* **WHAT YOU NEED TO DO**:
Two lines in the data below mark the range: the one with "const void* x_root16, int64_t" and the one with "int32_t hub_pass, void*". Return both, along with every line between them, exactly.

[Dataset entries]
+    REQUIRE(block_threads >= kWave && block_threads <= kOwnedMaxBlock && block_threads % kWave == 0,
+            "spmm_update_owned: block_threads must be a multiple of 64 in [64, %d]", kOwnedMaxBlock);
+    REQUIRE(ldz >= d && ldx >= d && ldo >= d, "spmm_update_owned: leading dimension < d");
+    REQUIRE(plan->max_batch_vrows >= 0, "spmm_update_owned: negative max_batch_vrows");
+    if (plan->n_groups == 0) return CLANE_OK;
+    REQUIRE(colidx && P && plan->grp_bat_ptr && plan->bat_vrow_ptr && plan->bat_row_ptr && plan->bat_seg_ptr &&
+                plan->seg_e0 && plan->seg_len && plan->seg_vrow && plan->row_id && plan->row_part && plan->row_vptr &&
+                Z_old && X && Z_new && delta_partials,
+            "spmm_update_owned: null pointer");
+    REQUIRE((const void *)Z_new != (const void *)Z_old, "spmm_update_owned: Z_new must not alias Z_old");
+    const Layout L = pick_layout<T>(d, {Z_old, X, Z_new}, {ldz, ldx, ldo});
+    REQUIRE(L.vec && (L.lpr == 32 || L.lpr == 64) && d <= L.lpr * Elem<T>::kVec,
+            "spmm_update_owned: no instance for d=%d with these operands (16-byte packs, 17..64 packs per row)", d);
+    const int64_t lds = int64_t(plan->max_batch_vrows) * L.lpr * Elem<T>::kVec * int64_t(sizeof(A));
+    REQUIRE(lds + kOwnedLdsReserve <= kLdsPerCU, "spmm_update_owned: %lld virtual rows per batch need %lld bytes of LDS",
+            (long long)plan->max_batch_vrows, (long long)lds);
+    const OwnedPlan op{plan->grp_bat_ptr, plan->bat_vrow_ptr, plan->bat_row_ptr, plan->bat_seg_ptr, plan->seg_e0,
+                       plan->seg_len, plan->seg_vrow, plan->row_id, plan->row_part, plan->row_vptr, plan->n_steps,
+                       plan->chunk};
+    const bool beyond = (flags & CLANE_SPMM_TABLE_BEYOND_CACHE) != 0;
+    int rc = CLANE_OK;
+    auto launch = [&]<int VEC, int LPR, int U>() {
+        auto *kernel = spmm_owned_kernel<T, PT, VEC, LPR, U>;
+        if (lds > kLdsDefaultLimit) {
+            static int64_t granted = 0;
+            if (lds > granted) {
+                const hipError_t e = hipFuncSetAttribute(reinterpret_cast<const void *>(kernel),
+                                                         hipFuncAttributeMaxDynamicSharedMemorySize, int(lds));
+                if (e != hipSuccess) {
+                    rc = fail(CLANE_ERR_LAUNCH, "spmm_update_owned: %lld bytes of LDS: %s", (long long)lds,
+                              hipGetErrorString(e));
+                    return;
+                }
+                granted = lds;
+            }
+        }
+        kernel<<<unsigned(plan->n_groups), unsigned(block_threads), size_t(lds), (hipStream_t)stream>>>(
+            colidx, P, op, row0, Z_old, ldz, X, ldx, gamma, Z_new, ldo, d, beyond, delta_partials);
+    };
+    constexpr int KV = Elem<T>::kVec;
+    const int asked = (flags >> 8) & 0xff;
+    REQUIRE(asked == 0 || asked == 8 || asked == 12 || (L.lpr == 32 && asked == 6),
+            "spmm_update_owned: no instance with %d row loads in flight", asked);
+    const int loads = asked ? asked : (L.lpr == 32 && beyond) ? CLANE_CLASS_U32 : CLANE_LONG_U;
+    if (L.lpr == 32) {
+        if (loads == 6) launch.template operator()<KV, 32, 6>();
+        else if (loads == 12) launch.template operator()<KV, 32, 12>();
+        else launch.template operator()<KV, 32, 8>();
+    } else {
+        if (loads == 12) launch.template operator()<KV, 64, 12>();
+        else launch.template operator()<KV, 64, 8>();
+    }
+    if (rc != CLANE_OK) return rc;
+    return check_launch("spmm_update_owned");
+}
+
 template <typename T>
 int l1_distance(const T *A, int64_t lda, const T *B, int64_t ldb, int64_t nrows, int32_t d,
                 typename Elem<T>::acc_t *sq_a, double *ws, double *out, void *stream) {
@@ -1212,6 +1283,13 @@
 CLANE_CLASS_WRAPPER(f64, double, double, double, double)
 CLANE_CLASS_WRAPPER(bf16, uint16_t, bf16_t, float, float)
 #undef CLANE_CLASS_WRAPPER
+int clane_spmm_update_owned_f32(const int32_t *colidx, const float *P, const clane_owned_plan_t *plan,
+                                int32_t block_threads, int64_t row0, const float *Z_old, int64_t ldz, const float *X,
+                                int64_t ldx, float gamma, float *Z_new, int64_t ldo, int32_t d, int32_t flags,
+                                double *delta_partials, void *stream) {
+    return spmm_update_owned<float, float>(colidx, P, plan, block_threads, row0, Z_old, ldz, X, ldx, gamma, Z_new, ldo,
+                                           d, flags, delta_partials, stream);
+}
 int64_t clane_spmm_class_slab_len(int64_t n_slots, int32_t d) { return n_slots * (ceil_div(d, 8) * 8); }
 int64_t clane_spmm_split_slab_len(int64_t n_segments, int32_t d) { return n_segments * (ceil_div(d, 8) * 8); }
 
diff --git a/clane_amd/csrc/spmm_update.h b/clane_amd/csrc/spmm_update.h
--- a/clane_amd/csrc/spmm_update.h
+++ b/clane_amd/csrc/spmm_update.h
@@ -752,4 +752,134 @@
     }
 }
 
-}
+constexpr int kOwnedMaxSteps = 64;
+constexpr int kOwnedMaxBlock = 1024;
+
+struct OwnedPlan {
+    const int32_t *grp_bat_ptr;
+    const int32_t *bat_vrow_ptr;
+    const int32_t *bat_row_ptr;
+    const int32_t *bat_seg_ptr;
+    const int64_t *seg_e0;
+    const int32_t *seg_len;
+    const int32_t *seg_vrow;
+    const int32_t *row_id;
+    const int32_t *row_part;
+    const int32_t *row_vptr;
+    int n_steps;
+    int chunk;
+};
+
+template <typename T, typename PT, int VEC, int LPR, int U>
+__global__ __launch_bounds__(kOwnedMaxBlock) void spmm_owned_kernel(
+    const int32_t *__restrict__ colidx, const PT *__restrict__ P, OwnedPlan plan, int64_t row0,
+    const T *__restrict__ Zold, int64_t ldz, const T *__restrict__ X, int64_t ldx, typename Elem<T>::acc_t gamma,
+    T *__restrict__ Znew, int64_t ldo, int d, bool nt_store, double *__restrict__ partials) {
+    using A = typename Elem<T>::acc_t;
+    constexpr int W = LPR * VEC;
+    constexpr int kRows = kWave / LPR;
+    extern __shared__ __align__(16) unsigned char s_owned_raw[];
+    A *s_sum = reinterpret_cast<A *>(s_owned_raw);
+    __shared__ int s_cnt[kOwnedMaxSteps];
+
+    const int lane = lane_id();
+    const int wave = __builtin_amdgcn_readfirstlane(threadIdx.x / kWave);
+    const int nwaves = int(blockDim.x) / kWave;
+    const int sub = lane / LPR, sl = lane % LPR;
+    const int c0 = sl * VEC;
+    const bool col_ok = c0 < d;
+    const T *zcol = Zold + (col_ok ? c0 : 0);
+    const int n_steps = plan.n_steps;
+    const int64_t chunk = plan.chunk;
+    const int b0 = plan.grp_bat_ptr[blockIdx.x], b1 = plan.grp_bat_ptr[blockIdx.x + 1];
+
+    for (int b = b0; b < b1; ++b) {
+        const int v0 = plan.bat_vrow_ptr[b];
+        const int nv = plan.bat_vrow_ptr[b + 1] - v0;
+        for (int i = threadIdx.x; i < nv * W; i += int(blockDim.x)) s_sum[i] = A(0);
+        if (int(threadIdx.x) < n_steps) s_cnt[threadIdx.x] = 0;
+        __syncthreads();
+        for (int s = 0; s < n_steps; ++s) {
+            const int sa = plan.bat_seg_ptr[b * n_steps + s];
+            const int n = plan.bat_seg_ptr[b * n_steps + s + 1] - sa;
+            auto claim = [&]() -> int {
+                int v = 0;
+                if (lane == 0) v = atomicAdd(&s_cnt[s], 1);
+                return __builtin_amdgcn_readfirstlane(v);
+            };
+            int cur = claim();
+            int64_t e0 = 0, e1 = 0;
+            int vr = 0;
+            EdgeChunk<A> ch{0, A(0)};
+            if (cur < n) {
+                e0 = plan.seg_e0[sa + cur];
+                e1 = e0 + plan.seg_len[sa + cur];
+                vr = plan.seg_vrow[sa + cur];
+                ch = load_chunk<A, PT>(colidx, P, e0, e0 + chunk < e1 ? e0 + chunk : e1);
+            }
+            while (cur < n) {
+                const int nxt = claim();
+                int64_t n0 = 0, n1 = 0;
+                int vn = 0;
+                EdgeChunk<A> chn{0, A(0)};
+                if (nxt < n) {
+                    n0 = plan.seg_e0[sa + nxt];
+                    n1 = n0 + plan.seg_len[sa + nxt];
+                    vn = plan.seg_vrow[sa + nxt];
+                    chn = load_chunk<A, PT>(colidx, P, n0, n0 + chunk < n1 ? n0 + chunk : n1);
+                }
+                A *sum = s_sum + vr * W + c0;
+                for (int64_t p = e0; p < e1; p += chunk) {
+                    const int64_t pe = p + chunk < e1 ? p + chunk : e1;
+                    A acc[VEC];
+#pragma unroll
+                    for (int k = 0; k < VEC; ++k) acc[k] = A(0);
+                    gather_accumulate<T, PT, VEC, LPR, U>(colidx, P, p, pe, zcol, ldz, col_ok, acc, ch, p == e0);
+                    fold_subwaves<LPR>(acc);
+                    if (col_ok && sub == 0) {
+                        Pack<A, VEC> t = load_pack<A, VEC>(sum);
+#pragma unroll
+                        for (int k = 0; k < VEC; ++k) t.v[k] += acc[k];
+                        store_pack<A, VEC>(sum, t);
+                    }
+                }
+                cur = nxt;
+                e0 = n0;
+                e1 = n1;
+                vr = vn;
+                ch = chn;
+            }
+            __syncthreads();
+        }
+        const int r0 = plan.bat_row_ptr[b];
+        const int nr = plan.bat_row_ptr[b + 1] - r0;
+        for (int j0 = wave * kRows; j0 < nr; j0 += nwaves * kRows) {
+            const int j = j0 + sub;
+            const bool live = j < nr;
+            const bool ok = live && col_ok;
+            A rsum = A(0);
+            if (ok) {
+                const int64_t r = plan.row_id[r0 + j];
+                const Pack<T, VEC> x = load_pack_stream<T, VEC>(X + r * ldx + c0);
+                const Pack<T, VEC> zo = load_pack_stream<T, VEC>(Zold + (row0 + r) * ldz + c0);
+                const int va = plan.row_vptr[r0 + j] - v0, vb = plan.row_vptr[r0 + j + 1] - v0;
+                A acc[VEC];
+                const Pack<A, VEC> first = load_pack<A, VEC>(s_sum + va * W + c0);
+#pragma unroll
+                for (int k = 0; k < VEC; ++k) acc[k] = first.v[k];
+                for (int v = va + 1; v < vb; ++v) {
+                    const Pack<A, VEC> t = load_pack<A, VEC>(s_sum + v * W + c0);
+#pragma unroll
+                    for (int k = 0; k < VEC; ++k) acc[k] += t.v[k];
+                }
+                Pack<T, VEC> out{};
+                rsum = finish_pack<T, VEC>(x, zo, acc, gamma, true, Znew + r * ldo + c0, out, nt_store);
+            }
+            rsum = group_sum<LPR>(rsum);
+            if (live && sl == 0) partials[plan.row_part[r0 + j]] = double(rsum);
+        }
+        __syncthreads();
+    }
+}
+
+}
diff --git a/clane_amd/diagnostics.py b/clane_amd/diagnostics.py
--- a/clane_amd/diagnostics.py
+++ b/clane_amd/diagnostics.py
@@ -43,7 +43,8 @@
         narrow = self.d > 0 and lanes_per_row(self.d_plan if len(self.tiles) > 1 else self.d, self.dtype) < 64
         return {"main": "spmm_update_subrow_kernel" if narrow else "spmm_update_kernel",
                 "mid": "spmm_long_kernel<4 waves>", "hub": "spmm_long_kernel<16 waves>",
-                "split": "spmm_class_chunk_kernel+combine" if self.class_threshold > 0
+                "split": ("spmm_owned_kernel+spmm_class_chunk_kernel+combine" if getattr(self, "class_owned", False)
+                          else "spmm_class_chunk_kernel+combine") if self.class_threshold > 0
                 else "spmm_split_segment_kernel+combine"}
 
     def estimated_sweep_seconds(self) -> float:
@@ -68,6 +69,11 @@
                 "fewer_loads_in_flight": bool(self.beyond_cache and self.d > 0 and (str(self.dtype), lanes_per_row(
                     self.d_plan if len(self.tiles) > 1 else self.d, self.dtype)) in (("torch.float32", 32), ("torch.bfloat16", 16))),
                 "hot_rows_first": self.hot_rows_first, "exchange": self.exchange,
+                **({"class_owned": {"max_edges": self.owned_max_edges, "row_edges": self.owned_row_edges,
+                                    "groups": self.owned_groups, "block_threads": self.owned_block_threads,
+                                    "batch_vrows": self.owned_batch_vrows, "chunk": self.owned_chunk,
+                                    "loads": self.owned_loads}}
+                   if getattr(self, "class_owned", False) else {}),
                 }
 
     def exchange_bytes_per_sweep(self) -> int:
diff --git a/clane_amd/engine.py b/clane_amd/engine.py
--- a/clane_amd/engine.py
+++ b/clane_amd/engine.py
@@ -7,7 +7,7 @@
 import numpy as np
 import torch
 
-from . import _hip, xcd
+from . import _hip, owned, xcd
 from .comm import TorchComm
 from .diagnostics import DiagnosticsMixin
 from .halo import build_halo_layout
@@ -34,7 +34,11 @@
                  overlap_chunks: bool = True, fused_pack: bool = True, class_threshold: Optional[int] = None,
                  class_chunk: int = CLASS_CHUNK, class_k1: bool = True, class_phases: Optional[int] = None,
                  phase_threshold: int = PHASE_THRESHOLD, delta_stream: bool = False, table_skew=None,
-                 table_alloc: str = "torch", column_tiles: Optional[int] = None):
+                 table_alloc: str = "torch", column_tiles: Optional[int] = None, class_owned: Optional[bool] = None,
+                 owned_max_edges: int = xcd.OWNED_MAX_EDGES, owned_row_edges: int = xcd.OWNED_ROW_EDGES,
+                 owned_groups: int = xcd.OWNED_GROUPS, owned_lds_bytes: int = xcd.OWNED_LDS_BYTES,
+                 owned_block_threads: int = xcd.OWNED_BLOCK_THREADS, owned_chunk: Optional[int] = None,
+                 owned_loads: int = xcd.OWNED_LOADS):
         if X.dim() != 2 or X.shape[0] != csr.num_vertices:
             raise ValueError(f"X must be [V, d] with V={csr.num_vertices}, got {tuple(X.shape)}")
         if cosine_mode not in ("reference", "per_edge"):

...

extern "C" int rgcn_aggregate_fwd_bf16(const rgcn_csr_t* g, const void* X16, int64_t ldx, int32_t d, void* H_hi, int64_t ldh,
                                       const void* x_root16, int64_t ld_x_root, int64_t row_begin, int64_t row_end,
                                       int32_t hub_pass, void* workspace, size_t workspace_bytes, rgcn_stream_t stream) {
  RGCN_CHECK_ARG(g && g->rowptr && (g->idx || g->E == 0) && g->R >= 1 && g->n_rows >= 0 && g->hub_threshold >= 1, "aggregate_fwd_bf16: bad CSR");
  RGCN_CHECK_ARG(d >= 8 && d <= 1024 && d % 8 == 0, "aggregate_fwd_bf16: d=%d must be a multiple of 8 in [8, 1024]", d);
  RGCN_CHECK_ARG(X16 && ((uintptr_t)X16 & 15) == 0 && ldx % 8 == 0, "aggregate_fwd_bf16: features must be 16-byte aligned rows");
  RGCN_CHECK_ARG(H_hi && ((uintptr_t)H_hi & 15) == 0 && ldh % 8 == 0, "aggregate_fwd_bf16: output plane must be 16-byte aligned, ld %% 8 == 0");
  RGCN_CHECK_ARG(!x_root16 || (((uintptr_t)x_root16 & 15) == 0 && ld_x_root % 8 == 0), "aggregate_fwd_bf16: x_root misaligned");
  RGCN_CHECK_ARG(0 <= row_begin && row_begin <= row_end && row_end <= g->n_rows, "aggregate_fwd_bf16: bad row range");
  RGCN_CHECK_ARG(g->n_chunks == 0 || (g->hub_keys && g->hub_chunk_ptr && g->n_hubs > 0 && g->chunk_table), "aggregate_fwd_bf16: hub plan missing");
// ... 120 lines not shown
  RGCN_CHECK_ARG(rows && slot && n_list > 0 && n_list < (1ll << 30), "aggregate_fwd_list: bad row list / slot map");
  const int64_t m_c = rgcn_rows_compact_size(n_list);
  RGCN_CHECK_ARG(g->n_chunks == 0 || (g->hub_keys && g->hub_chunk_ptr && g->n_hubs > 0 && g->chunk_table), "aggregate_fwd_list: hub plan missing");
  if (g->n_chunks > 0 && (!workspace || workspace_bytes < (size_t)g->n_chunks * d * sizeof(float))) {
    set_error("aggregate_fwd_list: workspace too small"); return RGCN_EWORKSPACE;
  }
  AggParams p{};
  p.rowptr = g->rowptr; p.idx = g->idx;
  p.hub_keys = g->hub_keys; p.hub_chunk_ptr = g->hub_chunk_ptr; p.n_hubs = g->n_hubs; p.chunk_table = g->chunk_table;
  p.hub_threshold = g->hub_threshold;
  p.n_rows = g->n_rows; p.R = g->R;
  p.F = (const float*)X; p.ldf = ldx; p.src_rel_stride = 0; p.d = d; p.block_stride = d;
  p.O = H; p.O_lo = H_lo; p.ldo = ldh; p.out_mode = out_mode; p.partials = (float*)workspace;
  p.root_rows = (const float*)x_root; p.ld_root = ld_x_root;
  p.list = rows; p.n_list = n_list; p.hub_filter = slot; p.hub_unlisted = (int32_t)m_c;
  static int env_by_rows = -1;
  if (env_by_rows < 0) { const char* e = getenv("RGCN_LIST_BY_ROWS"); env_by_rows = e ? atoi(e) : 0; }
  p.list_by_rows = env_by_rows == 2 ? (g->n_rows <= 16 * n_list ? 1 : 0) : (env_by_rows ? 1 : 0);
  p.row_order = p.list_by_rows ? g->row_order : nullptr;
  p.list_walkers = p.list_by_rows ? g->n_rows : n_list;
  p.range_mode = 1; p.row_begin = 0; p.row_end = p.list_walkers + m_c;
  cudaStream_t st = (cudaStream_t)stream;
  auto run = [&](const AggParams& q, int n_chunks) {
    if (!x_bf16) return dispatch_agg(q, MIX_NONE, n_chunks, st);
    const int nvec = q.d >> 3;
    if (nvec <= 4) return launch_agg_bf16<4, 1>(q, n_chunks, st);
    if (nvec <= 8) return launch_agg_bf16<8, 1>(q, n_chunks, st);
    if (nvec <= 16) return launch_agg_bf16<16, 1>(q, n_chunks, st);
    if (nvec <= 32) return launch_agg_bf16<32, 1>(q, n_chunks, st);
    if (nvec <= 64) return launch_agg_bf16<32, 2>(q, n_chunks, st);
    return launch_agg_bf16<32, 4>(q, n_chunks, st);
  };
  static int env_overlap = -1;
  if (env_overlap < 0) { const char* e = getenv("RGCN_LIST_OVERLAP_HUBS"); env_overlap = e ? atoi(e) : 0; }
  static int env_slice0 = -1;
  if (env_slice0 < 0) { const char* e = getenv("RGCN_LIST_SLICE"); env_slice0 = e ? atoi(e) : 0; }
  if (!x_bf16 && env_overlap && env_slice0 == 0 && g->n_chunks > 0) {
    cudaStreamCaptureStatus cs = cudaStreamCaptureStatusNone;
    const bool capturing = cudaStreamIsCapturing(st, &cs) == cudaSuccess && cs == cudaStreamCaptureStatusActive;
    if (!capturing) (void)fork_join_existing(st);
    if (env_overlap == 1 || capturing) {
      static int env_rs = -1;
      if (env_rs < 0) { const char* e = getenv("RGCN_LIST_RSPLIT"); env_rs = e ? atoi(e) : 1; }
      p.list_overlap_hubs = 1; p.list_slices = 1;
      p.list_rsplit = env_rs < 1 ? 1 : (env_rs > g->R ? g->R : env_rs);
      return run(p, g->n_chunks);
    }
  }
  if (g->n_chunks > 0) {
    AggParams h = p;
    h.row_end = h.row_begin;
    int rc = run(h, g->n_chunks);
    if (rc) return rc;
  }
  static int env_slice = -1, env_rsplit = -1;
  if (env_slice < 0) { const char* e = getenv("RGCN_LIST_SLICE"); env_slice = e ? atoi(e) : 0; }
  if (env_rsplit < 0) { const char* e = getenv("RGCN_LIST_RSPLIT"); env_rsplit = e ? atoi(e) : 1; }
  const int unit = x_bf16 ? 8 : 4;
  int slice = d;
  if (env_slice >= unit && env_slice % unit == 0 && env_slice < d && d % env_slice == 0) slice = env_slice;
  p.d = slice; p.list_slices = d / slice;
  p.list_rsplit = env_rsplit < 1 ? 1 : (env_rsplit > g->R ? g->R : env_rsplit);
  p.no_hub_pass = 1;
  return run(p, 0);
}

* **TASK RESPONSE**:
                                       const void* x_root16, int64_t ld_x_root, int64_t row_begin, int64_t row_end,
                                       int32_t hub_pass, void* workspace, size_t workspace_bytes, rgcn_stream_t stream) {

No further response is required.